What you should do: No output is needed beyond the number of lines in the listing that contain the word "raise".
** Opening Material shown block **
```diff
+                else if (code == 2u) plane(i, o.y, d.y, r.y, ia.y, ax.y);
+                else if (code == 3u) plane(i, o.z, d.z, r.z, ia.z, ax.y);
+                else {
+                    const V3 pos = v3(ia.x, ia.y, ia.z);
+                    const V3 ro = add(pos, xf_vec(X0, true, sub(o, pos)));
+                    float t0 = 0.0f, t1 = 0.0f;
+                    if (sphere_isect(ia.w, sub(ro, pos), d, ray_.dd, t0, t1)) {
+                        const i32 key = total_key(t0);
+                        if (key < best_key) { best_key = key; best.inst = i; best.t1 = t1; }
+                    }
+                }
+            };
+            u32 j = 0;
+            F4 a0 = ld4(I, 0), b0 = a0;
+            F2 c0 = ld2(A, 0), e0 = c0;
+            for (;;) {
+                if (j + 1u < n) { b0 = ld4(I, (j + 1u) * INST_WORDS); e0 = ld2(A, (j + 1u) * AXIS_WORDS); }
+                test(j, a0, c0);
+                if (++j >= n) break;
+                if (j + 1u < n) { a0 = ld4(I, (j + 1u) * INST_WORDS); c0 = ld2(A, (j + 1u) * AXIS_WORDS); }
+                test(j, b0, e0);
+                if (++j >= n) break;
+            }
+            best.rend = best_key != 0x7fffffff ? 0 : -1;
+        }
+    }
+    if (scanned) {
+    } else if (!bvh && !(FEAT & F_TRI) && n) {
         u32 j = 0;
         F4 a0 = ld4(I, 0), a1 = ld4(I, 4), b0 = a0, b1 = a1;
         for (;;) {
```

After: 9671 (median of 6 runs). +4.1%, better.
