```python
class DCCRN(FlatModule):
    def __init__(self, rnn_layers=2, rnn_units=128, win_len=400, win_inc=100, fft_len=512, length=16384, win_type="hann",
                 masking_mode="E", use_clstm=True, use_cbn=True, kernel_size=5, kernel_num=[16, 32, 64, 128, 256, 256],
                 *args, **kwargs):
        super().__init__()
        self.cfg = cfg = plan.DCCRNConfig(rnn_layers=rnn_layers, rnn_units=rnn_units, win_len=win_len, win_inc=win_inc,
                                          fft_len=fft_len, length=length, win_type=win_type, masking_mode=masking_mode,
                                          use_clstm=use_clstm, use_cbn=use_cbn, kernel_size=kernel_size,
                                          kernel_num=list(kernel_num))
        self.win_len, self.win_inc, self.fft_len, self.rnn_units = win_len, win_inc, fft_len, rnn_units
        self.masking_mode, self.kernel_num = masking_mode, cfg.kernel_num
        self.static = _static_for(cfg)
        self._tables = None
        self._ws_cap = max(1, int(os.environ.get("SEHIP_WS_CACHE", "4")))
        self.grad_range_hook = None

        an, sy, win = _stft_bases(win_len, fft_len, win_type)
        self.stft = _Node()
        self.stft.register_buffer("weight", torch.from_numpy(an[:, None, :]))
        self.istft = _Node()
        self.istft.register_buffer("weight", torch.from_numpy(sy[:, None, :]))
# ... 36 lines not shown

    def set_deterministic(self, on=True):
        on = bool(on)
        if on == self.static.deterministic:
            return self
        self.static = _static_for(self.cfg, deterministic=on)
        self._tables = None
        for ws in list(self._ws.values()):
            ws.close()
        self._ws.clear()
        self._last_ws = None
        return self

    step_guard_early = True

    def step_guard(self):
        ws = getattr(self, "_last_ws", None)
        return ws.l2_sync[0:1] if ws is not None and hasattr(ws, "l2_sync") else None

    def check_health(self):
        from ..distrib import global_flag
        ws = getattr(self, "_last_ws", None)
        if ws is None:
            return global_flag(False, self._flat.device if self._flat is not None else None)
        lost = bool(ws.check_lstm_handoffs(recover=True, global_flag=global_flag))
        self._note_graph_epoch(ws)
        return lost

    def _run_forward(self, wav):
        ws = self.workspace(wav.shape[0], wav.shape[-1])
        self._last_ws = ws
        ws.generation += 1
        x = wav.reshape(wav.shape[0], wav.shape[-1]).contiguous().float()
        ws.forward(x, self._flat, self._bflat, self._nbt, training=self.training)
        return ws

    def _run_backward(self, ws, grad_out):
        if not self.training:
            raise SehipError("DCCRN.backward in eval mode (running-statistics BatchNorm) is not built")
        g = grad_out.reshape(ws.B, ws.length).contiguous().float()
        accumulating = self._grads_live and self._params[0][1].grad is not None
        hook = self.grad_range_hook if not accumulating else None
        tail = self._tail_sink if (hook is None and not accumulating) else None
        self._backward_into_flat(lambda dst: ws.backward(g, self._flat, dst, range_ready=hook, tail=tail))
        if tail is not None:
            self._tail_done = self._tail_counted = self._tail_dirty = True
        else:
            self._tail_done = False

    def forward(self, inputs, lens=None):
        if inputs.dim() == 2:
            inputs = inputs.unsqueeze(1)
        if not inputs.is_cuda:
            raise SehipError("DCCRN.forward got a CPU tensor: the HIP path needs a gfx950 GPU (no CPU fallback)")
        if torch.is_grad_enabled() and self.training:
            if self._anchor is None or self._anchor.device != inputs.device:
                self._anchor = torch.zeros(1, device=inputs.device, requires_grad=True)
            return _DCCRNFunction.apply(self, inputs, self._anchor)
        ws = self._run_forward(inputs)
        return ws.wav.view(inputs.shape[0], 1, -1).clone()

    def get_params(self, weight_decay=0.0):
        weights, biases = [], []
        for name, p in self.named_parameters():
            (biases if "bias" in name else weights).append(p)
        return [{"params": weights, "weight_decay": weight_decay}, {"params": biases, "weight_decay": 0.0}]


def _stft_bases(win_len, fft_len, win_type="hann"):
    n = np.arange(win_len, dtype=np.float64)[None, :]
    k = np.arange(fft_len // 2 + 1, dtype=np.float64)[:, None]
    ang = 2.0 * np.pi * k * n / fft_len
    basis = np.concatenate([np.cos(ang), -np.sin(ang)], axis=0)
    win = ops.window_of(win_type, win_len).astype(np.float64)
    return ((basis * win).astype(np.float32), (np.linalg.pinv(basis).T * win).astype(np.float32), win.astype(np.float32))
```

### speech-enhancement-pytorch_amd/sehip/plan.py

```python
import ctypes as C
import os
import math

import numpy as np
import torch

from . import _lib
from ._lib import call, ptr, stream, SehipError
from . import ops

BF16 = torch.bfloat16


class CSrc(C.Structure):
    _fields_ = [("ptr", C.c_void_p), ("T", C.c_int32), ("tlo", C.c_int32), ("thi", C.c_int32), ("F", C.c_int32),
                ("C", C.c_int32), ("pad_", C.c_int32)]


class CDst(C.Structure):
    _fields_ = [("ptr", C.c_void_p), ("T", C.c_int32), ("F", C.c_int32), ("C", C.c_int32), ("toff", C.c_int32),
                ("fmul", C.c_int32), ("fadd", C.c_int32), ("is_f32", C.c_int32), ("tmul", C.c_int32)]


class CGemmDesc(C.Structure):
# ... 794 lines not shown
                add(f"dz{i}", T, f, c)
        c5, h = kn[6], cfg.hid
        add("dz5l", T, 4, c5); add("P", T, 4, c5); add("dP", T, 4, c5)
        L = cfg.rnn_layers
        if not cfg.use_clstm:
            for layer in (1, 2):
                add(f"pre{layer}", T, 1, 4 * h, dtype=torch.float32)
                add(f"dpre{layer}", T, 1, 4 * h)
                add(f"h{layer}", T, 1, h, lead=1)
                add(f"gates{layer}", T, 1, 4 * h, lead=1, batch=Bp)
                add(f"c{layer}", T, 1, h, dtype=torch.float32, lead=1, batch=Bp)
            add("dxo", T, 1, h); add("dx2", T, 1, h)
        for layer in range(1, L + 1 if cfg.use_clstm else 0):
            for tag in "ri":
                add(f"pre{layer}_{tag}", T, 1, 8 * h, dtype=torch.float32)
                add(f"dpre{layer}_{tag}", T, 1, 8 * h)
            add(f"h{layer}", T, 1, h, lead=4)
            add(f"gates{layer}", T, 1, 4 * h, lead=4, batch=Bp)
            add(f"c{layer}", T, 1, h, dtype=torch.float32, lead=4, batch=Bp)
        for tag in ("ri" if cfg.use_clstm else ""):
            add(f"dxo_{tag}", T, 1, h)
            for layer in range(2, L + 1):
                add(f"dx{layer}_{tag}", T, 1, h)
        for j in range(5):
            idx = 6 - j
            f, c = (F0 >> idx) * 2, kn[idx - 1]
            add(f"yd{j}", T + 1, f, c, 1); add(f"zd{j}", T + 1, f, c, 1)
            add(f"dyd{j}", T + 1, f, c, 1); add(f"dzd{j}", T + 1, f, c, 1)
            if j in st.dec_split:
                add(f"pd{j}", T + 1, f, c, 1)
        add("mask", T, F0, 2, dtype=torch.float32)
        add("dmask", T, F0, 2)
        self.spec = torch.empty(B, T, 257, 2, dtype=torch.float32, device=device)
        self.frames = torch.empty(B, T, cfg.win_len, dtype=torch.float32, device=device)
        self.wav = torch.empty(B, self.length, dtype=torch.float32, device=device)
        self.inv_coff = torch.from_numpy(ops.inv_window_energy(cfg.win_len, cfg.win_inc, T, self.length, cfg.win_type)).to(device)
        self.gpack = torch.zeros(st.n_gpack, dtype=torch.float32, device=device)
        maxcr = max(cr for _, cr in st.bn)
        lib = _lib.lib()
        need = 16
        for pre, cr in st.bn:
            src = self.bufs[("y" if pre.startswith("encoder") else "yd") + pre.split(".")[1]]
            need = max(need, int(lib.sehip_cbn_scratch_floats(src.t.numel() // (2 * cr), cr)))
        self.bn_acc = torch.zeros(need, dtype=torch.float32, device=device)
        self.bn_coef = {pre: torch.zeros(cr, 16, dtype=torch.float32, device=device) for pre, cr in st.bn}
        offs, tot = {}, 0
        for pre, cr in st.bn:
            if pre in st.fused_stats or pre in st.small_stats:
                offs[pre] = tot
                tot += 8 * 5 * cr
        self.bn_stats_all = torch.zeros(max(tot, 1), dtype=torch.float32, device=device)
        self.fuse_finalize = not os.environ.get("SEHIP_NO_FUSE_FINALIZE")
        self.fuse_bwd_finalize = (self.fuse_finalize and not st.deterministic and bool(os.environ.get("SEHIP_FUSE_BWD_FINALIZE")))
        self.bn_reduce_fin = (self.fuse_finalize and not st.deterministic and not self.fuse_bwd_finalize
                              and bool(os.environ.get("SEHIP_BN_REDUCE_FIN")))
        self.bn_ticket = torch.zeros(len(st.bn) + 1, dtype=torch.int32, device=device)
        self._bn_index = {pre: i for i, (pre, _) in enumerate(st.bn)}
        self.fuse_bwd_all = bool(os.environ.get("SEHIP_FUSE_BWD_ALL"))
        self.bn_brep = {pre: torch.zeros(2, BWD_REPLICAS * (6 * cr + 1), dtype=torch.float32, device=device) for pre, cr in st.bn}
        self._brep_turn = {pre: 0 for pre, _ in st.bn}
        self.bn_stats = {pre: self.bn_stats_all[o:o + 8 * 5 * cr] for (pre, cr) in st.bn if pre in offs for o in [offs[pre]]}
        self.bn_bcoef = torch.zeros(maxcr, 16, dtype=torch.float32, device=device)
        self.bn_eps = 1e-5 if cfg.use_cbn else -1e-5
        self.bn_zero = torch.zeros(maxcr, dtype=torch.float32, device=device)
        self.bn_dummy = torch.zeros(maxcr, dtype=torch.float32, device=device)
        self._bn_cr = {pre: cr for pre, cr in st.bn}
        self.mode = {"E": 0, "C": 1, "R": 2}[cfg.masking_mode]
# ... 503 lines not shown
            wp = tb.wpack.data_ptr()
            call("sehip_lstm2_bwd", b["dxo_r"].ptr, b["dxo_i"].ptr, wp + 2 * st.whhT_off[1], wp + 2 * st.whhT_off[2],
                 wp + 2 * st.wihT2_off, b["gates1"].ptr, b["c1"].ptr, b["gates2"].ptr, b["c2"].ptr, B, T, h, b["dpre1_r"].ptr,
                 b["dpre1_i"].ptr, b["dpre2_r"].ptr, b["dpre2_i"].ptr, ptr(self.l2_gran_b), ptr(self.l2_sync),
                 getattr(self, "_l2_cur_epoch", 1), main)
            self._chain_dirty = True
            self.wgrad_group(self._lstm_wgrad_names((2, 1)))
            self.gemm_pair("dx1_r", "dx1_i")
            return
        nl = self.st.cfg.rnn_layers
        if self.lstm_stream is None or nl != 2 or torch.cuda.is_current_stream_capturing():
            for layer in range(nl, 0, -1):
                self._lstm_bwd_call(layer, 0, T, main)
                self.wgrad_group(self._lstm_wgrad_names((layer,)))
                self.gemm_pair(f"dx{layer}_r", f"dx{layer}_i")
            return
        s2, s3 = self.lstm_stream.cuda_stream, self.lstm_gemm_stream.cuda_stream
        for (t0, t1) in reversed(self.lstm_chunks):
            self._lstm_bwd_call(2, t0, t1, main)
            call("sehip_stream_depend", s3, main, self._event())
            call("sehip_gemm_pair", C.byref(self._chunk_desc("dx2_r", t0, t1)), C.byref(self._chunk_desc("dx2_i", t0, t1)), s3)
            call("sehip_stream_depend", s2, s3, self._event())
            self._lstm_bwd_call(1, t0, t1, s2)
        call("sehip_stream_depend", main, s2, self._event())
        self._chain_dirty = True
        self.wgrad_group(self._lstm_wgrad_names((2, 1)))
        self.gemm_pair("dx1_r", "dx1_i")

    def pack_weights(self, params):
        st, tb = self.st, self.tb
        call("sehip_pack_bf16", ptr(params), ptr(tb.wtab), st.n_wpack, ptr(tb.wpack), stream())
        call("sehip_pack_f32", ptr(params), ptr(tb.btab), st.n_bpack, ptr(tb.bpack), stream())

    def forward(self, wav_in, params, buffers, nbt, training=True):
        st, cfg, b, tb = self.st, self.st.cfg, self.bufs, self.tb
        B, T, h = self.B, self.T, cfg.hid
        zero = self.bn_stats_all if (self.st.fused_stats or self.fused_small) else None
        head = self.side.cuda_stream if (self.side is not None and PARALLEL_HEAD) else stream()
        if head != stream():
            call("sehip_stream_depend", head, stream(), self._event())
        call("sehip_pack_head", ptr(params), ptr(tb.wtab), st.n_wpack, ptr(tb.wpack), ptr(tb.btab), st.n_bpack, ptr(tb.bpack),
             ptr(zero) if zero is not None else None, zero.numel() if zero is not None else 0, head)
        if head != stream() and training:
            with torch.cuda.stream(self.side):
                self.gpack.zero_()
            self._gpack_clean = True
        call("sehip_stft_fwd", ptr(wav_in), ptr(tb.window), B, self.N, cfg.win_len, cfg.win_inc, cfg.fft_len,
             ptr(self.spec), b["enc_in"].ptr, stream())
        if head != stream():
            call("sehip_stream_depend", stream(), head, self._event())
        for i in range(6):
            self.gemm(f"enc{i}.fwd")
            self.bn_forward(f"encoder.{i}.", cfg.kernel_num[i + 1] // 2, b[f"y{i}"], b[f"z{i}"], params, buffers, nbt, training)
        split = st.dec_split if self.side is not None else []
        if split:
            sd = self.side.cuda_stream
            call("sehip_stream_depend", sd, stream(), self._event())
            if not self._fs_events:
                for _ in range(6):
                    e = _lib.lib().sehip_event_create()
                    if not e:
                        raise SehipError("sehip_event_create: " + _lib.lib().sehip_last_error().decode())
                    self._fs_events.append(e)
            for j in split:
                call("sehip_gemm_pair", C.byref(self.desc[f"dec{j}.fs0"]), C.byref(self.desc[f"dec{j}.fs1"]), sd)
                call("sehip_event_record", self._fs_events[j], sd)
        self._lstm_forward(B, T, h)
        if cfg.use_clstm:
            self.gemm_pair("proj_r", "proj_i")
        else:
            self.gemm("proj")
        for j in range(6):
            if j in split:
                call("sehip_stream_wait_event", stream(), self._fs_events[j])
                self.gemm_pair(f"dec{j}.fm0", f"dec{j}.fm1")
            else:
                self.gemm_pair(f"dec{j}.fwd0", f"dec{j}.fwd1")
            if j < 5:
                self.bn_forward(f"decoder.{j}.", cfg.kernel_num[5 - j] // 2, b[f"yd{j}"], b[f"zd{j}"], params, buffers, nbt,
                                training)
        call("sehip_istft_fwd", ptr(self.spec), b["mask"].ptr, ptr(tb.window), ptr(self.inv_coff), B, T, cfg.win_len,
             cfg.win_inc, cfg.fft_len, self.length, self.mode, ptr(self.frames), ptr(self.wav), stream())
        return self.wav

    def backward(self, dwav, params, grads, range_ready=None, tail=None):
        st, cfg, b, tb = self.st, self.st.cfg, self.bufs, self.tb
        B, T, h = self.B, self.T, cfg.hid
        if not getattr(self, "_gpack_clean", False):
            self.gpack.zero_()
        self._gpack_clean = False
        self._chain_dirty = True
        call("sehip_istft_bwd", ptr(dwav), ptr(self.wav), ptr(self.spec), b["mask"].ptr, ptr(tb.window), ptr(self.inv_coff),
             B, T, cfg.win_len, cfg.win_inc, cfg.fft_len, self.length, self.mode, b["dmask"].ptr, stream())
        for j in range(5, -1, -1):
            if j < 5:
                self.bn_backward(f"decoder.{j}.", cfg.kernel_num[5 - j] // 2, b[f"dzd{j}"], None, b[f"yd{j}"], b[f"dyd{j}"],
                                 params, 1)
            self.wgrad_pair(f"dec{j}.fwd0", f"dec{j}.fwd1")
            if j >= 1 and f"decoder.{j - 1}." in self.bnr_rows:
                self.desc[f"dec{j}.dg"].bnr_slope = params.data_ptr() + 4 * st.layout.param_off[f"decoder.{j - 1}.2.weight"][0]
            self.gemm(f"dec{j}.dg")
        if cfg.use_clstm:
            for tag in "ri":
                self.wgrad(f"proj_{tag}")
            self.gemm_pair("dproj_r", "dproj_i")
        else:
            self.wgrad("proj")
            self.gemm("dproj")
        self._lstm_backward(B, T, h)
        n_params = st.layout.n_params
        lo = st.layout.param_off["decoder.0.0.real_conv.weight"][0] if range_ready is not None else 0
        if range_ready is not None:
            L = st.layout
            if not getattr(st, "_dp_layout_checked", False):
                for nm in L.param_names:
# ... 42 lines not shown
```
** Closing Material shown block **
Solution for this task: 3